(TASK)
Using only the records, tally the lines with "arow" in them and state that total by itself.

Stored data entries
=====

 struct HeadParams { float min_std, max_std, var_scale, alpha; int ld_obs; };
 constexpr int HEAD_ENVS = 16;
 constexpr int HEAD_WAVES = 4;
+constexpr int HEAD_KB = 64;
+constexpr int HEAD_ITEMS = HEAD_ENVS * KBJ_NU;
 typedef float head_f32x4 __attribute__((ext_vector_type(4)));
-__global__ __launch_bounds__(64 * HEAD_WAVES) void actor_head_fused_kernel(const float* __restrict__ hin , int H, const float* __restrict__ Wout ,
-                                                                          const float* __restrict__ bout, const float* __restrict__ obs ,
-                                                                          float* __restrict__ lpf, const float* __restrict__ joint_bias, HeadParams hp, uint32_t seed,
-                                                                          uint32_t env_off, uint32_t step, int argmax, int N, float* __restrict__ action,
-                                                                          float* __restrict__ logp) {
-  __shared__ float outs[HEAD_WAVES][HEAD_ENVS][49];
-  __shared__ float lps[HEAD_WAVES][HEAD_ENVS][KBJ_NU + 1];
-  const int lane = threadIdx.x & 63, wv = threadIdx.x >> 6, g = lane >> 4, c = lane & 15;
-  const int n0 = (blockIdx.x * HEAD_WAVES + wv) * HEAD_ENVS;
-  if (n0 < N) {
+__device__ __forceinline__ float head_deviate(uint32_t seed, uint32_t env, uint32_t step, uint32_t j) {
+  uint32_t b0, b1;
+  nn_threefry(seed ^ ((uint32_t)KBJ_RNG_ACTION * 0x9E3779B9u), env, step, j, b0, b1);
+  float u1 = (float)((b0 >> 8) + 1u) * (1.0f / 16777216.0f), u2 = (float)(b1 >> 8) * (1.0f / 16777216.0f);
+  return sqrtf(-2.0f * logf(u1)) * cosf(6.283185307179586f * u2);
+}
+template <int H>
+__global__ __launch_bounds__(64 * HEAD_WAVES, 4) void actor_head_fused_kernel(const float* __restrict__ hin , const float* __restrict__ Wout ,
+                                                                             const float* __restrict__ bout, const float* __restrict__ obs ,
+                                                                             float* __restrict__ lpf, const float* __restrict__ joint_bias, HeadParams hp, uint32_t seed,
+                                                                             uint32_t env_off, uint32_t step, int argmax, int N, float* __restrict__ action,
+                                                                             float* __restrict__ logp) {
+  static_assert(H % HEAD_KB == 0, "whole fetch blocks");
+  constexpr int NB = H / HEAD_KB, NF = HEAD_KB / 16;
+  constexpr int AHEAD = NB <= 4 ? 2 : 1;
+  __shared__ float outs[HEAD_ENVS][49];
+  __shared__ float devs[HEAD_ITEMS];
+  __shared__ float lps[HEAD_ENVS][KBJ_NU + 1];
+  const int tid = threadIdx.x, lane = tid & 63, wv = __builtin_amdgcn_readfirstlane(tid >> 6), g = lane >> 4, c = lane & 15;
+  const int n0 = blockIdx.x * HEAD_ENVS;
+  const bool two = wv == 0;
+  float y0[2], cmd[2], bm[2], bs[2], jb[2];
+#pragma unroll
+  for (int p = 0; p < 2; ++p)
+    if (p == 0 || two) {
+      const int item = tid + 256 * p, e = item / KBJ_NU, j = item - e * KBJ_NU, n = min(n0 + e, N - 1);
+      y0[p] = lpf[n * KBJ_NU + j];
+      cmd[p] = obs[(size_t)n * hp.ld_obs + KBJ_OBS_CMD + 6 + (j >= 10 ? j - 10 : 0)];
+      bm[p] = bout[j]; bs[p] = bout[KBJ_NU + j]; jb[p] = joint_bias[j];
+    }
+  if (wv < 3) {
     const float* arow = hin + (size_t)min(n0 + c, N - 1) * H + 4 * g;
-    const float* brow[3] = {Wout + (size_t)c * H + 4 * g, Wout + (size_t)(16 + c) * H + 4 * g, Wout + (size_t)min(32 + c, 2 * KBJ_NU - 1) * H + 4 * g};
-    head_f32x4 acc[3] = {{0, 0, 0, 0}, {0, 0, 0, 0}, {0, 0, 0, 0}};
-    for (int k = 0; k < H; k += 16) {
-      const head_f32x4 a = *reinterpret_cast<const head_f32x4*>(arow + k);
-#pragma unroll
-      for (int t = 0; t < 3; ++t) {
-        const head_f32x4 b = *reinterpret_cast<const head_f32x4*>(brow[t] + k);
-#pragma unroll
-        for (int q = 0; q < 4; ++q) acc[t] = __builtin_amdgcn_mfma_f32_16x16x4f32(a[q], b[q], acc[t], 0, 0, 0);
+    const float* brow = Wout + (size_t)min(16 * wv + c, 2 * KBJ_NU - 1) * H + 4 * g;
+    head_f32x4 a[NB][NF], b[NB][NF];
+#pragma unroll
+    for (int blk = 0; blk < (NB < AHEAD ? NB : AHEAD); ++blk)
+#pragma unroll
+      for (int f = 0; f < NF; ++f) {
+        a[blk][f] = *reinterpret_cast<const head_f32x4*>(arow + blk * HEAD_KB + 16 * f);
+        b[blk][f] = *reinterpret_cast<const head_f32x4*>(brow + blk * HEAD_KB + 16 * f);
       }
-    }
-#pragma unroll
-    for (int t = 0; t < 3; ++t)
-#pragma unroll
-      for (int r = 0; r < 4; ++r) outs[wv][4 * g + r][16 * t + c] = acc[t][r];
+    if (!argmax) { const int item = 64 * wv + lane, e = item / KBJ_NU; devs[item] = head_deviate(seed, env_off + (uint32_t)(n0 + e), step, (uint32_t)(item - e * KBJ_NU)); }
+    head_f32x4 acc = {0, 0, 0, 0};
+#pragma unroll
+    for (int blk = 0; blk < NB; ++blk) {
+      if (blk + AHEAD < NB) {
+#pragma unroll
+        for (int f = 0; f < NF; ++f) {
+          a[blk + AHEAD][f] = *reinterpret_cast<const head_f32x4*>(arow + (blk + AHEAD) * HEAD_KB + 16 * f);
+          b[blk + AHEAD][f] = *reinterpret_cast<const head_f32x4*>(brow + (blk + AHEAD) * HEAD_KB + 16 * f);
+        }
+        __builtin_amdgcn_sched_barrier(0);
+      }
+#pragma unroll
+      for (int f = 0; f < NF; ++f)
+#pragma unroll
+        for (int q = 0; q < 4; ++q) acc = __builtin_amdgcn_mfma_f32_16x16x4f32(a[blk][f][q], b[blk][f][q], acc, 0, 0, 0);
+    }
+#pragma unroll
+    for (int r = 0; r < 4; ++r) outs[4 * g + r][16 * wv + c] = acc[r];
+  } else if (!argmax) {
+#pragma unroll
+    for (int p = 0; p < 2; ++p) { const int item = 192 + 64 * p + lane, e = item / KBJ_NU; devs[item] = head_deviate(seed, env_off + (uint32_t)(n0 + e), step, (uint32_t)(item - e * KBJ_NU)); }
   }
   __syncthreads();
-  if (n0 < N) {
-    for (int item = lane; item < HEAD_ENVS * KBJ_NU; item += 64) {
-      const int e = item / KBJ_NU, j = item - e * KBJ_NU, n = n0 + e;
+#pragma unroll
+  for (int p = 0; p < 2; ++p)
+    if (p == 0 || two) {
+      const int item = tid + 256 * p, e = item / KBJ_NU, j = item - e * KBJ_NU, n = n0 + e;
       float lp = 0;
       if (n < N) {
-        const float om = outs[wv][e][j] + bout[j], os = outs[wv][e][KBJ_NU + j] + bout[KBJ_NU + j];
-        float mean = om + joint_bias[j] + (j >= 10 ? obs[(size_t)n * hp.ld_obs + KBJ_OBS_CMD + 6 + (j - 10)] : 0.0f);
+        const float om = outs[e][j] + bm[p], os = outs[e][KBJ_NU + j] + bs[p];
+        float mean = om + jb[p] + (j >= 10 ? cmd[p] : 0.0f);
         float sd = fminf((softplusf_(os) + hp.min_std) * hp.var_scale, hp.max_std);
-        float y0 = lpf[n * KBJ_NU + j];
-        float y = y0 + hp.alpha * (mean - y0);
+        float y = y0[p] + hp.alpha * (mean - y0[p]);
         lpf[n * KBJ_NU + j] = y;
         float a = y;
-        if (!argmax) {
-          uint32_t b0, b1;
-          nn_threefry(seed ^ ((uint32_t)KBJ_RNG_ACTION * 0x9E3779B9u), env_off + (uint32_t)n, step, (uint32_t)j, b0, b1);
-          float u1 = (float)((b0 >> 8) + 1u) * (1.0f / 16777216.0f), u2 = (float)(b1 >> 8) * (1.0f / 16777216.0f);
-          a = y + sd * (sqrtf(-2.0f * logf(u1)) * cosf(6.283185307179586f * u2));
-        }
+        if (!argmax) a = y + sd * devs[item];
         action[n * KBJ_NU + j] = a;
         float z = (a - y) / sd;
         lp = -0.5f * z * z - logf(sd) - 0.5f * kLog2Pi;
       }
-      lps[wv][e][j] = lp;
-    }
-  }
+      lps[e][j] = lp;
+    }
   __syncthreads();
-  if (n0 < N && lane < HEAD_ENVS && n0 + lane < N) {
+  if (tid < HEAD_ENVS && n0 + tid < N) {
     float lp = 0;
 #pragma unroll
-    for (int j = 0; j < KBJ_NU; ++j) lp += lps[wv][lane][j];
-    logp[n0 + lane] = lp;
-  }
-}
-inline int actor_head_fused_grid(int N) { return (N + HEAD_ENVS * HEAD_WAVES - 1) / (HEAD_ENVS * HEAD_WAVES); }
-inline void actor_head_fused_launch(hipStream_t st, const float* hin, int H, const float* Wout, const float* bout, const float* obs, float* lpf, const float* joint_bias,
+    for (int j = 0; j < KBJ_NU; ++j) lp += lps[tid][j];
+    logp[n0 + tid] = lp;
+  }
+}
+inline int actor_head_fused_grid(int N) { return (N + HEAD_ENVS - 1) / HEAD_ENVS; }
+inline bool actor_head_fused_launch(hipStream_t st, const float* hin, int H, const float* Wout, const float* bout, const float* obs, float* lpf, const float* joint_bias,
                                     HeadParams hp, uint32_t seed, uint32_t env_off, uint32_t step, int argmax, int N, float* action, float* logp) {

=====

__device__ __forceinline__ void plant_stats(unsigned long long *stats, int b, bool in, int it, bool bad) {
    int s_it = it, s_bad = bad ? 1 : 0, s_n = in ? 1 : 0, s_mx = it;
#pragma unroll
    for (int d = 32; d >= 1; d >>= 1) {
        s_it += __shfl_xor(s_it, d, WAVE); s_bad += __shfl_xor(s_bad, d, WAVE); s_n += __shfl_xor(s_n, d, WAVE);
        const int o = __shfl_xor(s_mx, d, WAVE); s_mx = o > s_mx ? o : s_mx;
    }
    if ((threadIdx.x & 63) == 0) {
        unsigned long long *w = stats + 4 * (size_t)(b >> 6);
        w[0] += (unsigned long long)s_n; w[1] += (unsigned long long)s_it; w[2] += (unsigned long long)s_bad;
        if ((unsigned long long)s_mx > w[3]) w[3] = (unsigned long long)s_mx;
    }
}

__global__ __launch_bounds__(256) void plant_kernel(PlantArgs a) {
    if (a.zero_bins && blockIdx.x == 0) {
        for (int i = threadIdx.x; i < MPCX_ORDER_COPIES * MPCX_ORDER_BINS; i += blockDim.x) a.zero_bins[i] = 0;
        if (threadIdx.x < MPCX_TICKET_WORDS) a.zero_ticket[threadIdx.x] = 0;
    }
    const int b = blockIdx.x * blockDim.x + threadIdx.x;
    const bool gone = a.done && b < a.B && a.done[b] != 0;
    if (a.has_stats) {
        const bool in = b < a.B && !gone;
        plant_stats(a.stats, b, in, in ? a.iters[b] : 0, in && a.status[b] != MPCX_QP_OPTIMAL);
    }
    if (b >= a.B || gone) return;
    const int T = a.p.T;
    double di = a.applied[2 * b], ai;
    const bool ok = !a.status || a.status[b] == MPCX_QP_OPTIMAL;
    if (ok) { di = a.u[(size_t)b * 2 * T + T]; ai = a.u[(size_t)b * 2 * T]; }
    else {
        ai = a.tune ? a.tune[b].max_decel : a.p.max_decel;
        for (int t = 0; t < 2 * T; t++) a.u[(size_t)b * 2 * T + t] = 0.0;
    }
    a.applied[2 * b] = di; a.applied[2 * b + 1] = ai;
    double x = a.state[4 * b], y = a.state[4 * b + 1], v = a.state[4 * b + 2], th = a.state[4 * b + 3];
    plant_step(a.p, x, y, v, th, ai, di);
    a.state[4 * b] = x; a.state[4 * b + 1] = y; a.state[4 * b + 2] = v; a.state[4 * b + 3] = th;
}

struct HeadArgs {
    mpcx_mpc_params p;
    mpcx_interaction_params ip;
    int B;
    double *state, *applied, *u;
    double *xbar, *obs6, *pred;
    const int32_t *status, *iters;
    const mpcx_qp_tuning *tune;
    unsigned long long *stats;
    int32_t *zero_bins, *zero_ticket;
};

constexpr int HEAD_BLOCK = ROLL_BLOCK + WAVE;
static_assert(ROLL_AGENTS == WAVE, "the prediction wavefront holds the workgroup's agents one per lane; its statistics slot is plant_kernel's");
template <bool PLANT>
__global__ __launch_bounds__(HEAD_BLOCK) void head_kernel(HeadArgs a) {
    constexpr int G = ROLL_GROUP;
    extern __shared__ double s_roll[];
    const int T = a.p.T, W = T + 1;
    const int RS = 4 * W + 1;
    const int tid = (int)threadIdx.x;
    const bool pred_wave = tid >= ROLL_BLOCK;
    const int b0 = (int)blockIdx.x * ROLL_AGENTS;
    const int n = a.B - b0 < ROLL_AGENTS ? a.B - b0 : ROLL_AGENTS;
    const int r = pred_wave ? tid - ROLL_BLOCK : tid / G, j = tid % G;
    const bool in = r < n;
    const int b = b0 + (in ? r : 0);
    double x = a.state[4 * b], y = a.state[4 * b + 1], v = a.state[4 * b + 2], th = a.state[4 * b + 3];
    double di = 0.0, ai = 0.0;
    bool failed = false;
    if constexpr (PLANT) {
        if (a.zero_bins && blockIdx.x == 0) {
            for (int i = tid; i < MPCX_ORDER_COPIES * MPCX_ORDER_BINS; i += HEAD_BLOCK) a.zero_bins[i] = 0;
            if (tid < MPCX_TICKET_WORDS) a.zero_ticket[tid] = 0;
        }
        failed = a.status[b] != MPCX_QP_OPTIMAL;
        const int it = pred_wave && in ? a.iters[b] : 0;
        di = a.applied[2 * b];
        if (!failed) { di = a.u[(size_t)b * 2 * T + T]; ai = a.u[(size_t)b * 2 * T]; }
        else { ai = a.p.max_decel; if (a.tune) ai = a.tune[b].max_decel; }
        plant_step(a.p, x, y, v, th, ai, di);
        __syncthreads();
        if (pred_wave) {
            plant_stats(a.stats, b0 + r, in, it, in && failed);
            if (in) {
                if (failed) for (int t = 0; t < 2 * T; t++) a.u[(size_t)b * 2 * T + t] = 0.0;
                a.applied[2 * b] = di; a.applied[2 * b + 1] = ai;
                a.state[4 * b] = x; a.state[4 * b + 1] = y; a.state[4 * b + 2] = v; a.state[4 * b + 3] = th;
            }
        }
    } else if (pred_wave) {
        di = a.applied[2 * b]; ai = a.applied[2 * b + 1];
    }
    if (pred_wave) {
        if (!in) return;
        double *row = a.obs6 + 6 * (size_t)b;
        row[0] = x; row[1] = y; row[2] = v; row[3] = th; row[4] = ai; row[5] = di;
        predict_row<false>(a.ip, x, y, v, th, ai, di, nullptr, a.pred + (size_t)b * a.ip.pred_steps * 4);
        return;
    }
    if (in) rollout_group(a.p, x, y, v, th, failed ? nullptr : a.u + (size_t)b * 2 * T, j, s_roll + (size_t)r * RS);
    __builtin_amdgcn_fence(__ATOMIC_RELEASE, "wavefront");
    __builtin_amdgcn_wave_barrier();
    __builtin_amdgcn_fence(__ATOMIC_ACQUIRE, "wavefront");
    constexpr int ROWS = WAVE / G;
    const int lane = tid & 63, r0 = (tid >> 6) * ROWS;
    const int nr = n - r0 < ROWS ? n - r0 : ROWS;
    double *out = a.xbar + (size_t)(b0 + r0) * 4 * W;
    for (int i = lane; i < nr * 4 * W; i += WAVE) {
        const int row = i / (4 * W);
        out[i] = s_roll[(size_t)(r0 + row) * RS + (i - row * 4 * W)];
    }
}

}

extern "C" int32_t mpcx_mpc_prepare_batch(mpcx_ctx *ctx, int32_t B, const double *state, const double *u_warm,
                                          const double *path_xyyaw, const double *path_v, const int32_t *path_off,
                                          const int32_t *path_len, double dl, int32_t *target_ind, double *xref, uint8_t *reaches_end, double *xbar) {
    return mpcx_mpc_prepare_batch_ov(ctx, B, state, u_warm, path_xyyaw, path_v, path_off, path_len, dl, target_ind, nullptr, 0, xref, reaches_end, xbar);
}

=====

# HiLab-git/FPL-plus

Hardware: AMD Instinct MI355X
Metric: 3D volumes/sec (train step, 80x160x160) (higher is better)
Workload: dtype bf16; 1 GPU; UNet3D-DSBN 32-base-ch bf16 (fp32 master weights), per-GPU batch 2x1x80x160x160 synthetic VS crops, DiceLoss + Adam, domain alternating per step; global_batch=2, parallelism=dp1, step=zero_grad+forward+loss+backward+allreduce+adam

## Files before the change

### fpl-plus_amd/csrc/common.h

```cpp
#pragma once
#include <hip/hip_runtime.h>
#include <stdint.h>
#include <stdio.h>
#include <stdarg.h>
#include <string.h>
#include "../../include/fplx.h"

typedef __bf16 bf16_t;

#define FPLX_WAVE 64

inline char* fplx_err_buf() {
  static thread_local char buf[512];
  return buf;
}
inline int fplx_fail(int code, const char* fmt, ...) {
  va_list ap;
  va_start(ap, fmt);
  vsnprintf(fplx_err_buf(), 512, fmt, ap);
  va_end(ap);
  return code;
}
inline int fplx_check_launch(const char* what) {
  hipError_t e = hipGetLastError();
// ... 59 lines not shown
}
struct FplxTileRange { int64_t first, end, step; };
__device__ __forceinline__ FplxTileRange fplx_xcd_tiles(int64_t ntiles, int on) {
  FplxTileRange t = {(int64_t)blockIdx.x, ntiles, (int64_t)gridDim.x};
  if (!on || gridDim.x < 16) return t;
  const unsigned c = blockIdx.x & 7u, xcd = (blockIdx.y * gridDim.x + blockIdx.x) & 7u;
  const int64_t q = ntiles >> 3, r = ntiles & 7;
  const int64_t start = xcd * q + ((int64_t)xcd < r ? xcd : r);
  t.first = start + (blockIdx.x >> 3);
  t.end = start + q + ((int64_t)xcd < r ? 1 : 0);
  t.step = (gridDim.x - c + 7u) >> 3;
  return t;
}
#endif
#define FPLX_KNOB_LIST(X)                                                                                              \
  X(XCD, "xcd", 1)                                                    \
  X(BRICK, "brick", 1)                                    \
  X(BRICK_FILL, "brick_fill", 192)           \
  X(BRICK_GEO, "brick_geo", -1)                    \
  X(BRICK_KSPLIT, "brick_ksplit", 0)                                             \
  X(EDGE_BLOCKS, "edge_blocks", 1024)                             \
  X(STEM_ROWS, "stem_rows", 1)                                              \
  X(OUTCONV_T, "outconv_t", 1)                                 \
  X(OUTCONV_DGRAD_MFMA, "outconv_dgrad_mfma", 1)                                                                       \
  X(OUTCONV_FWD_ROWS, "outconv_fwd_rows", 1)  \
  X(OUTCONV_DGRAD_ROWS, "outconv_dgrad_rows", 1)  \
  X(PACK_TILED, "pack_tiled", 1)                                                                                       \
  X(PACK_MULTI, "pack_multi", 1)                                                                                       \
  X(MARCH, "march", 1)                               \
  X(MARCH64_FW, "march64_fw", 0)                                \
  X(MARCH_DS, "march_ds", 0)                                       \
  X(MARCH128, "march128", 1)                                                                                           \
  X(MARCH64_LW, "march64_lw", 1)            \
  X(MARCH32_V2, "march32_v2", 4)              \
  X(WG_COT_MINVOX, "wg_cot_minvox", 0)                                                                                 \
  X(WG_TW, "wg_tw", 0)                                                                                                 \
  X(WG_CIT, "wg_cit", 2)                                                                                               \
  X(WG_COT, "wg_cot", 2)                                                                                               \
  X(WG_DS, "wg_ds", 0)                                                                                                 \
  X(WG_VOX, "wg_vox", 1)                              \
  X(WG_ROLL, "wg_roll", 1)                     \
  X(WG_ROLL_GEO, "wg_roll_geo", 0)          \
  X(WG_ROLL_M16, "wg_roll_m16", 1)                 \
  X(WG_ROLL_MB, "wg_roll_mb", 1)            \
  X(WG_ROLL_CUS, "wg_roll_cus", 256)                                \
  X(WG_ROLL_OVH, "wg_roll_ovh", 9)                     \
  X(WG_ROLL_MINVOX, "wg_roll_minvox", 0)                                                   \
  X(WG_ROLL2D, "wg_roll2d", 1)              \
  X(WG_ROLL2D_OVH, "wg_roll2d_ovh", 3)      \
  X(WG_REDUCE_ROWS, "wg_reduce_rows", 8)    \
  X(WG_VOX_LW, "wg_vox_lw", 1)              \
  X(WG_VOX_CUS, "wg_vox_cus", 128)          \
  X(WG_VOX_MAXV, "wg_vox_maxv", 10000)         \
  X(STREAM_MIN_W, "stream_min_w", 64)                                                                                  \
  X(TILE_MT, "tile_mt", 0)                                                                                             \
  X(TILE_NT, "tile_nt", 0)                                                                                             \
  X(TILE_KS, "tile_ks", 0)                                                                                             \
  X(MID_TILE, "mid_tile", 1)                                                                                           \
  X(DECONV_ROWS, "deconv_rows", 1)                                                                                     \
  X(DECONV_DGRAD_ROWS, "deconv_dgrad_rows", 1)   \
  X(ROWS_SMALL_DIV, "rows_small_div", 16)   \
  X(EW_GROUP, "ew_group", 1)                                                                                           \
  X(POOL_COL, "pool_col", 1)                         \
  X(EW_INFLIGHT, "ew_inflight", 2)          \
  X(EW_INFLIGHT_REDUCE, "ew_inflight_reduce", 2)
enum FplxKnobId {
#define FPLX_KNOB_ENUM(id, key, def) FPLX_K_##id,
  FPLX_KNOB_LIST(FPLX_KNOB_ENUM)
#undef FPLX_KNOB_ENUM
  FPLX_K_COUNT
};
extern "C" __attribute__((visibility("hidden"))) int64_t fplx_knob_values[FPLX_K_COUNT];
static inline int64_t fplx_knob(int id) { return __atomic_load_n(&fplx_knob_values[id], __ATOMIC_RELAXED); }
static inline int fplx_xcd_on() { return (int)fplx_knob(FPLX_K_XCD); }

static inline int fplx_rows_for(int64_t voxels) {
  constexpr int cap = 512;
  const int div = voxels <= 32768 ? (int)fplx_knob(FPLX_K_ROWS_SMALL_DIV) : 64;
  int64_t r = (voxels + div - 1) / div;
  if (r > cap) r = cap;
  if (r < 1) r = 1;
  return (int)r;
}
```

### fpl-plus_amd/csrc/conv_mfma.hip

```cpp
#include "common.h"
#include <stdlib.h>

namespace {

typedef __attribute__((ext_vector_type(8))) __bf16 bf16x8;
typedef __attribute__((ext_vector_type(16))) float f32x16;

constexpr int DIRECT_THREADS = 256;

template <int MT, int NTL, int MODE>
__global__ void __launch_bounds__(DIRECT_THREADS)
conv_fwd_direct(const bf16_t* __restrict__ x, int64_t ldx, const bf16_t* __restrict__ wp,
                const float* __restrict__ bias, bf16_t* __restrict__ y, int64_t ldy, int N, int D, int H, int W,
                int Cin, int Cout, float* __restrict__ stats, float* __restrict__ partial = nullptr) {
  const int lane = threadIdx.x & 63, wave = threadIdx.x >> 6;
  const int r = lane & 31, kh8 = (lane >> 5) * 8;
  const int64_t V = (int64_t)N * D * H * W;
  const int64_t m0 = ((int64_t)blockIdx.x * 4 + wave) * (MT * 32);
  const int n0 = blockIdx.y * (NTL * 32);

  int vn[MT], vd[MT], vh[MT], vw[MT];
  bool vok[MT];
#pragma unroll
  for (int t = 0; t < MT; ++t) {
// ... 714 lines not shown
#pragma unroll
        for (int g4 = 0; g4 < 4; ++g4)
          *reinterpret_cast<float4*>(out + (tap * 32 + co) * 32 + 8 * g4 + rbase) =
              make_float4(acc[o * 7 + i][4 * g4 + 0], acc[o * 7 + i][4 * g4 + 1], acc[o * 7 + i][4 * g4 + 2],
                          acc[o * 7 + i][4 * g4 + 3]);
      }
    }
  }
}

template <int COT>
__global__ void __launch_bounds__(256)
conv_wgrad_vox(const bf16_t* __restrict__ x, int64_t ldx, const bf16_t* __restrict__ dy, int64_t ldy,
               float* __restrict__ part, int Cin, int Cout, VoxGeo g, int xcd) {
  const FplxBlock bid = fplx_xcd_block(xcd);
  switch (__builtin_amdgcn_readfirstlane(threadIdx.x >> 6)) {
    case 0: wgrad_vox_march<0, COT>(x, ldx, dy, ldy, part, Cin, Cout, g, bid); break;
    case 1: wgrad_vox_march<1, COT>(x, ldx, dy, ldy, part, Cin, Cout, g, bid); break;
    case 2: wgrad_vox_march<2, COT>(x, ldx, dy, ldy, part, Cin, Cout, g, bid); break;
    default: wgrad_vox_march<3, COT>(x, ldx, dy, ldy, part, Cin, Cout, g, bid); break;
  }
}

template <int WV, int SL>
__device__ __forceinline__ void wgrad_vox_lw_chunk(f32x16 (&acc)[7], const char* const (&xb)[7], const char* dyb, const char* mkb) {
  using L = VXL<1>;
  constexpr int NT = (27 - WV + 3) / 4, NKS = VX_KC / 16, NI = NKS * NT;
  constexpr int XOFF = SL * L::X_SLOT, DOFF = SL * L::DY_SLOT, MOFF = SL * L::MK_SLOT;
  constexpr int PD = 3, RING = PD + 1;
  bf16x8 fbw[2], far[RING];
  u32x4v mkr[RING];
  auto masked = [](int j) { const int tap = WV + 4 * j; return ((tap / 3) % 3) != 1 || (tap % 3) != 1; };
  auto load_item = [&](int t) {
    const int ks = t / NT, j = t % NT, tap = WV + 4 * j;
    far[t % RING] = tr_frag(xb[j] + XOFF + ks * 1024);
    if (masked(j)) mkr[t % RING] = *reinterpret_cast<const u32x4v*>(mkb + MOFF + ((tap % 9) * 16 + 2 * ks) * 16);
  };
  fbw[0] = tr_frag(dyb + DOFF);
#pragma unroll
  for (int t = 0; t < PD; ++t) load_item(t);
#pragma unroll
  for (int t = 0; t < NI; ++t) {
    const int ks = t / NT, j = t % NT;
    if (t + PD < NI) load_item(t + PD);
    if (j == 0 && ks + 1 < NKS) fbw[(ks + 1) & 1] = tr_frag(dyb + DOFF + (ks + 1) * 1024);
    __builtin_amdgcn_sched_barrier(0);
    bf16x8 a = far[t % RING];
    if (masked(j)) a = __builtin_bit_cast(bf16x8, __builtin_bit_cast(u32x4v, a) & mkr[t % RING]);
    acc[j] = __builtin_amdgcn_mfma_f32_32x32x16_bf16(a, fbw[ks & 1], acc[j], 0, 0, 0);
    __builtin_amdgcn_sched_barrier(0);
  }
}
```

=====

(RESULT)
4